In this paper, we propose a resource management algorithm, called resource utilization-aware VM migration (RUVMM) that selects the appropriate source and destination vehicles, and suitable VMs hosted on the source vehicle for the process of VM migration. For this, it monitors the trend of resource utilization and selects the source and destination vehicles within a pre-determined threshold limit. It ensures that the resource utilization of any vehicles should not exceed the threshold before or after the migration process. In this way, it solves the challenges associated with VM migration in VCC. RU-VMM is simulated using MATLAB and tested using nine randomly generated datasets. The simulation results are carried out for RU-VMM algorithm and compared with two existing algorithms, namely threshold-based algorithm [14,18] and cumulative sum (CUSUM) [13] in terms of three performance metrics, namely number of source vehicles, percentage of successful VM migrations and percentage of dropped VM migrations. For the sake of comparison, we use threshold and CUSUM algorithms as other algorithms are not directly comparable to our algorithm. The comparison results show that RU-VMM algorithm performs better than other two algorithms in terms of above performance metrics. Our major contributions are as follows.
• We develop a resource management algorithm, RUVMM to migrate the over utilized VMs that are hosted on the overloaded vehicles to the under loaded vehicles.
• The overloaded vehicles are identified by determining a threshold value and checking the suitability of vehicles.
• The migration process determines the source vehicles and destination vehicles by avoiding unnecessary migrations and ensures that the resource utilization of any vehicles at any point of time should not exceed the threshold.
• We simulate the existing algorithms, threshold and CUSUM, and compare their results to show the efficacy of the proposed algorithm.
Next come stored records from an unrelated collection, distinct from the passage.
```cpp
struct TallPlan final : LassoPlan {
    DeviceData<float> d;
    LassoProblem pb;
    hipStream_t st;
    admm_stats setup_stats{};
    int p = 0, nlam = 0, nwg = 0;
    long long ldp = 0;
    double rho = 0;
    std::vector<double> lam_user, lam_int;
    GemvTPlan pl;
    SymvPlan sy;
    bool use_sym = false;
    bool shard = false;
    bool peer_fused = false;
    bool peer_one = false;
    int exchange_code = 0;
    CommInfo ci;
    DevBuf<float> ab;
    double dist_flops = 0;
    long long ldv = 0;
    DevBuf<float> XY, M, a_part, b_part, x, z0, z1, y0, y1, adj_z, adj_y, u, w, beta;
    DevBuf<int> niter;
    DevBuf<double> P, dlam;
    DevBuf<TallCtl> ctl;
    TallParams q{};
    bool refine = false;
    DevBuf<float> Mg, rab, ruw;
    DevBuf<double> dD0, dD1, xD0, xD1;
    bool grouped = false;
    DevBuf<int2> gtiles;
    DevBuf<GroupCoord> gcoord;
    GroupTailParams gq{};
    int mt = 0;
    int mt_rhs = 2;
    DevBuf<float> uw, mdot, maxp;
    DevBuf<double> roww;
    MtTailParams mq{};
    PinnedFlag hflag;
#ifdef ADMM_HIP_PROBE
// ... 186 lines not shown
        u.zero(st); w.zero(st);
        ADMM_HIP_CHECK(hipMemcpyAsync(dlam.get(), lam_int.data(), nlam * sizeof(double), hipMemcpyHostToDevice, st));

        q.p = p; q.nwg = nwg; q.nseg = pl.nseg; q.maxit = pb.opts.maxit; q.nlam = nlam; q.enet = pb.enet ? 1 : 0;
        q.part_stride = ldp;
        q.eps_abs = pb.opts.eps_abs; q.eps_rel = pb.opts.eps_rel; q.alpha = (double)(float)pb.alpha; q.sqrt_p = std::sqrt((double)p * (double)npl);
        q.lambdas = dlam.get(); q.XY = XY.get(); q.a_part = a_part.get(); q.b_part = b_part.get();
        if (shard) { q.a_part = ab.get(); q.b_part = ab.get() + ldp; q.nseg = 1; }
        q.dot0 = sy.dot0.get(); q.dot1 = sy.dot1.get(); q.axp0 = sy.axp0.get(); q.axp1 = sy.axp1.get();
        q.ldo = sy.ldo; q.nrb = sy.nrb; q.p32 = sy.p32; q.sched = sy.sched;
        q.refine_ab = refine ? rab.get() : nullptr; q.refine_ld = ldv;
        q.x = x.get(); q.z0 = z0.get(); q.z1 = z1.get(); q.y0 = y0.get(); q.y1 = y1.get();
        q.adj_z = adj_z.get(); q.adj_y = adj_y.get(); q.u = u.get(); q.w = w.get();
        q.ctl = ctl.get(); q.P = P.get(); q.beta = beta.get(); q.niter = niter.get();
        q.done_host = hflag.p;
#ifdef ADMM_HIP_PROBE
        probe.alloc((size_t)4096 * 4 * 8); probe.zero(st);
        q.probe = probe.get();
        sy.probe = probe.get();
#endif

        if (mt) {
            static const int kAutoRhs[kMtMax] = {2, 4, 8, 8, 12, 12, 8, 8, 4, 4, 12, 12, 4, 4, 8, 8};
            mt_rhs = kAutoRhs[mt - 1];
            if (const OptValue* v = opt(Opt::MT_RHS)) { if (v->i > 0) mt_rhs = kSyNR[v->i - 1]; }
            uw.alloc((size_t)2 * mt * ldv); uw.zero(st);
            const size_t ds = (size_t)sy.nrb * sy.ldo, as = (size_t)sy.nax_rows * sy.ldo;
            mdot.alloc((size_t)2 * mt * ds); maxp.alloc((size_t)2 * mt * as);
            mdot.zero(st); maxp.zero(st);
            x.zero(st); z0.zero(st); z1.zero(st); y0.zero(st); y1.zero(st); adj_z.zero(st); adj_y.zero(st);
// ... 63 lines not shown

    void read_system(float* out, long long ld) override {
        if (!refine) throw Error(ADMM_ERR_INVALID_ARG, "the system matrix is only kept with ADMM_HIP_REFINE=1");
        ADMM_REQUIRE(out != nullptr && ld >= p, "bad output for the system matrix");
        ADMM_HIP_CHECK(hipMemcpy2D(out, (size_t)ld * sizeof(float), Mg.get(), (size_t)ldp * sizeof(float), (size_t)p * sizeof(float), (size_t)p, hipMemcpyDeviceToHost));
    }

    void run(LassoResult& res) override {
        admm_stats S = setup_stats;
        S.xupdate_variant = shard ? 2 : (use_sym ? 1 : 0);
        S.exchange_variant = exchange_code;
        S.refine = refine ? 1 : 0;
        S.factor_flops = dist_flops;
        res.lambda = lam_user;
        beta.zero(st); niter.zero(st);
        const int init_n = std::max(p, 2 * nwg * 8);
        for (int k = 0; k < std::max(mt, 1); ++k) {
            TallParams qk = q;
            if (mt) {
                const size_t o = (size_t)k * ldv;
                qk.x += o; qk.z0 += o; qk.z1 += o; qk.y0 += o; qk.y1 += o; qk.adj_z += o; qk.adj_y += o;
                qk.XY += (size_t)k * ldp; qk.u = uw.get() + (size_t)(2 * k) * ldv; qk.w = uw.get() + (size_t)(2 * k + 1) * ldv;
            }
            hipLaunchKernelGGL(tall_init_kernel, dim3((init_n + 255) / 256), dim3(256), 0, st, qk, rho, lam_int[0]);
        }
        if (q.state != nullptr && mt)
            ADMM_HIP_CHECK(hipMemcpy2DAsync(q.state, (size_t)p * sizeof(float), XY.get(), (size_t)ldp * sizeof(float), (size_t)p * sizeof(float),
                                            (size_t)mt, hipMemcpyDeviceToDevice, st));
        else if (q.state != nullptr)
            ADMM_HIP_CHECK(hipMemcpyAsync(q.state, XY.get(), (size_t)p * sizeof(float), hipMemcpyDeviceToDevice, st));
// ... 7 lines not shown
        size_t nev = 0;
        const auto done_at = [&](long long g) -> const int* { return &ctl.get()[(int)(g & 1)].done; };
        const LoopTimes lt = run_until_done(st, done_at, batch, (long long)nlam * ((long long)pb.opts.maxit + 2) + 4, [&](long long g) {
            const int par = (int)(g & 1);
            const bool sample = stride > 0 && (g % stride) == stride / 2 && nev < 8192;
            hipEvent_t e0 = nullptr, e1 = nullptr;
            if (sample) {
                while (ev_pool.size() < nev + 2) {
                    hipEvent_t e; ADMM_HIP_CHECK(hipEventCreate(&e));
                    ev_pool.push_back(e);
                }
                e0 = ev_pool[nev]; e1 = ev_pool[nev + 1];
                nev += 2;
            }
            const TallDecideExtra dec{q, par};
            if (mt) {
                const int nvec = 2 * mt;
                for (int r0 = 0; r0 < nvec; r0 += mt_rhs) {
                    SymvNArgs a;
                    a.A = M.get(); a.lda = ldp; a.p = p;
                    a.v = uw.get() + (size_t)r0 * ldv; a.vstride = ldv;
                    a.dot = mdot.get() + (size_t)r0 * mq.dot_stride; a.dot_stride = mq.dot_stride;
                    a.axp = maxp.get() + (size_t)r0 * mq.axp_stride; a.axp_stride = mq.axp_stride;
                    a.nvec = std::min(mt_rhs, nvec - r0); a.ldo = sy.ldo; a.tiles = sy.tiles.get(); a.skip = &ctl.get()[par].done;
                    hipEvent_t es = r0 == 0 ? e0 : nullptr, ee = r0 + mt_rhs >= nvec ? e1 : nullptr;
                    if (r0 == 0) symvn_launch(sy, mt_rhs, a, st, dec, es, ee);
                    else symvn_launch(sy, mt_rhs, a, st, SymvNoExtra(), es, ee);
                }
                hipLaunchKernelGGL(tall_mt_tail_kernel, dim3(nwg), dim3(kTailThreads), 0, st, q, par, mq);
            } else if (grouped) {
                if (use_sym) {
                    sy.launch(M.get(), ldp, u.get(), w.get(), &ctl.get()[par].done, st, dec, e0, e1);
                    hipLaunchKernelGGL(tall_group_tail_kernel<TAIL_SYMV>, dim3(nwg), dim3(kTailThreads), 0, st, q, par, gq);
                } else {
                    launch_gemv_t<float, 2, 4, TallDecideExtra>(pl, M.get(), ldp, p, p, u.get(), w.get(), a_part.get(), b_part.get(), ldp,
                                                                &ctl.get()[par].done, st, dec, e0, e1);
                    hipLaunchKernelGGL(tall_group_tail_kernel<TAIL_GEMV>, dim3(nwg), dim3(kTailThreads), 0, st, q, par, gq);
                }
            } else if (shard && peer_fused) {
                sy.launch(M.get(), ldp, u.get(), w.get(), &ctl.get()[par].done, st, dec, e0, e1);
                const PeerExchange ex = comm_peer_begin((size_t)2 * ldp * sizeof(float));
                if (peer_one) {
                    hipLaunchKernelGGL(tall_tail_kernel<TAIL_PEER1>, dim3(nwg), dim3(kTailThreads), 0, st, q, par, ex);
                } else {
                    hipLaunchKernelGGL(tall_shard_push_kernel, dim3(nwg), dim3(kTailThreads), 0, st, q, ex, ldp, &ctl.get()[par].done);
                    hipLaunchKernelGGL(tall_tail_kernel<TAIL_PEER>, dim3(nwg), dim3(kTailThreads), 0, st, q, par, ex);
                }
// ... 3 lines not shown
                allreduce_sum_f32(ab.get(), (size_t)2 * ldp, st);
                hipLaunchKernelGGL(tall_tail_kernel<TAIL_GEMV>, dim3(nwg), dim3(kTailThreads), 0, st, q, par, PeerExchange{});
            } else if (use_sym && refine) {
                const int* skip = &ctl.get()[par].done;
                sy.launch(M.get(), ldp, u.get(), w.get(), skip, st, dec, e0, e1);
                hipLaunchKernelGGL(tall_shard_reduce_kernel, dim3(nwg), dim3(kTailThreads), 0, st, q, rab.get(), ldv, skip);
                SymvArgsD ad;
                ad.A = Mg.get(); ad.lda = ldp; ad.p = p; ad.v0 = rab.get(); ad.v1 = rab.get() + ldv;
                ad.dot0 = dD0.get(); ad.dot1 = dD1.get(); ad.axp0 = xD0.get(); ad.axp1 = xD1.get(); ad.ldo = sy.ldo; ad.tiles = sy.tiles.get(); ad.skip = skip;
                hipLaunchKernelGGL(symv2_lower_f64acc_kernel, dim3(sy.ntiles), dim3(kSyThreads), 0, st, ad);
                hipLaunchKernelGGL(tall_refine_resid_kernel, dim3(nwg), dim3(kTailThreads), 0, st, q, dD0.get(), dD1.get(), xD0.get(), xD1.get(),
                                   ruw.get(), ruw.get() + ldv, skip);
                sy.launch(M.get(), ldp, ruw.get(), ruw.get() + ldv, skip, st, SymvNoExtra());
                hipLaunchKernelGGL(tall_tail_kernel<TAIL_SYMV>, dim3(nwg), dim3(kTailThreads), 0, st, q, par, PeerExchange{});
            } else if (use_sym) {
                sy.launch(M.get(), ldp, u.get(), w.get(), &ctl.get()[par].done, st, dec, e0, e1);
                hipLaunchKernelGGL(tall_tail_kernel<TAIL_SYMV>, dim3(nwg), dim3(kTailThreads), 0, st, q, par, PeerExchange{});
            } else {
                launch_gemv_t<float, 2, 4, TallDecideExtra>(pl, M.get(), ldp, p, p, u.get(), w.get(), a_part.get(), b_part.get(), ldp,
                                                            &ctl.get()[par].done, st, dec, e0, e1);
                hipLaunchKernelGGL(tall_tail_kernel<TAIL_GEMV>, dim3(nwg), dim3(kTailThreads), 0, st, q, par, PeerExchange{});
            }
        }, LoopOpts{shard ? nullptr : hflag.p, 0, false});
        S.t_loop = lt.wall_s; S.loop_ms_events = lt.events_ms; S.xupdate_launches = lt.launched;
        const CtlPair<TallCtl> hctl = read_ctl(ctl.get());
        WIDE_PROBE_DUMP(probe);
        if (nev > 0) {
            double tot = 0;
            for (size_t k = 0; k + 1 < nev; k += 2) {
                float m1 = 0.f;
                ADMM_HIP_CHECK(hipEventElapsedTime(&m1, ev_pool[k], ev_pool[k + 1]));
                tot += m1;
            }
            S.xupdate_samples = (long long)(nev / 2);
            S.xupdate_ms_avg = tot / (double)(nev / 2);
        }

        ADMM_HIP_CHECK(hipMemcpyAsync(hbeta, beta.get(), (size_t)nlam * p * std::max(mt, 1) * sizeof(float), hipMemcpyDeviceToHost, st));
        comm_stream_sync(st);
        if (mt) {
// ... 21 lines not shown
```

The rest of the paper is organized as follows. Section 2 discusses various studies carried out in the field of VM consolidation and migration. Section 3 presents the vehicular cloud model and problem statement followed by the proposed algorithm and performance metrics in Section 4 and Section 5, respectively. Simulation results are discussed in Section 6. We conclude in Section 7 with some notable remarks and future works.
In the recent past, many researchers [7,9,25] have explored the advancement and application of VCC for better traffic management, entertainment services, assistance in emergencies to drivers, finding parking areas, smooth navigation, managing data centers, parking lot and many more. With an increase in popularity, VCC also faces various notable problems, such as resource management, energy consumption, bandwidth, latency and many more [17,23,26]. Researchers have explored different dimensions of VCC to address the above-mentioned problems, which are briefly discussed in this section.
Hamdi et al. [18] have stated that high energy consumption makes an adverse effect on cost and environment. They have highlighted VM consolidation techniques in various dimension and discussed some important characteristics of VM consolidation techniques like varying nature of resource requirement, ideal power consumption of physical machines etc. Wu et al. [23] have proposed a power-aware scheduling algorithm, which uses the utilization threshold strategy to select host physical machines and minimum utilization gap to select VMs for the process of VM migration. Here, they used power-aware best fit decreasing to select destination vehicles. Hsieh et al. [17] have considered both current and future utilization of resources, and predicted future utilization of resources more accurately. They have determined the host overload and under load detection to perform this prediction. Li et al. [26] have proposed an energy-efficient and quality-aware VM consolidation technique, which uses four algorithms, namely multi-resource host overload detection, quality of service-aware VM selection, discrete differential evolution-based VM placement and under-loaded host detection to improve resource utilization and reduced energy consumption. Mekala et al. [16] have focused on the resource requirement rate for task classification, resource balance ranking and processing element cost to evaluate overloaded host, under loaded host and VMs for migration. Sharma et al. [27] have proposed a failure prediction technique, which is based on exponential smoothing to trigger two fault tolerance mechanisms, namely VM migration and VM check pointing. Many other studies on power and resource-aware VM placement and VM migration techniques are discussed in [3,10,11,28,29].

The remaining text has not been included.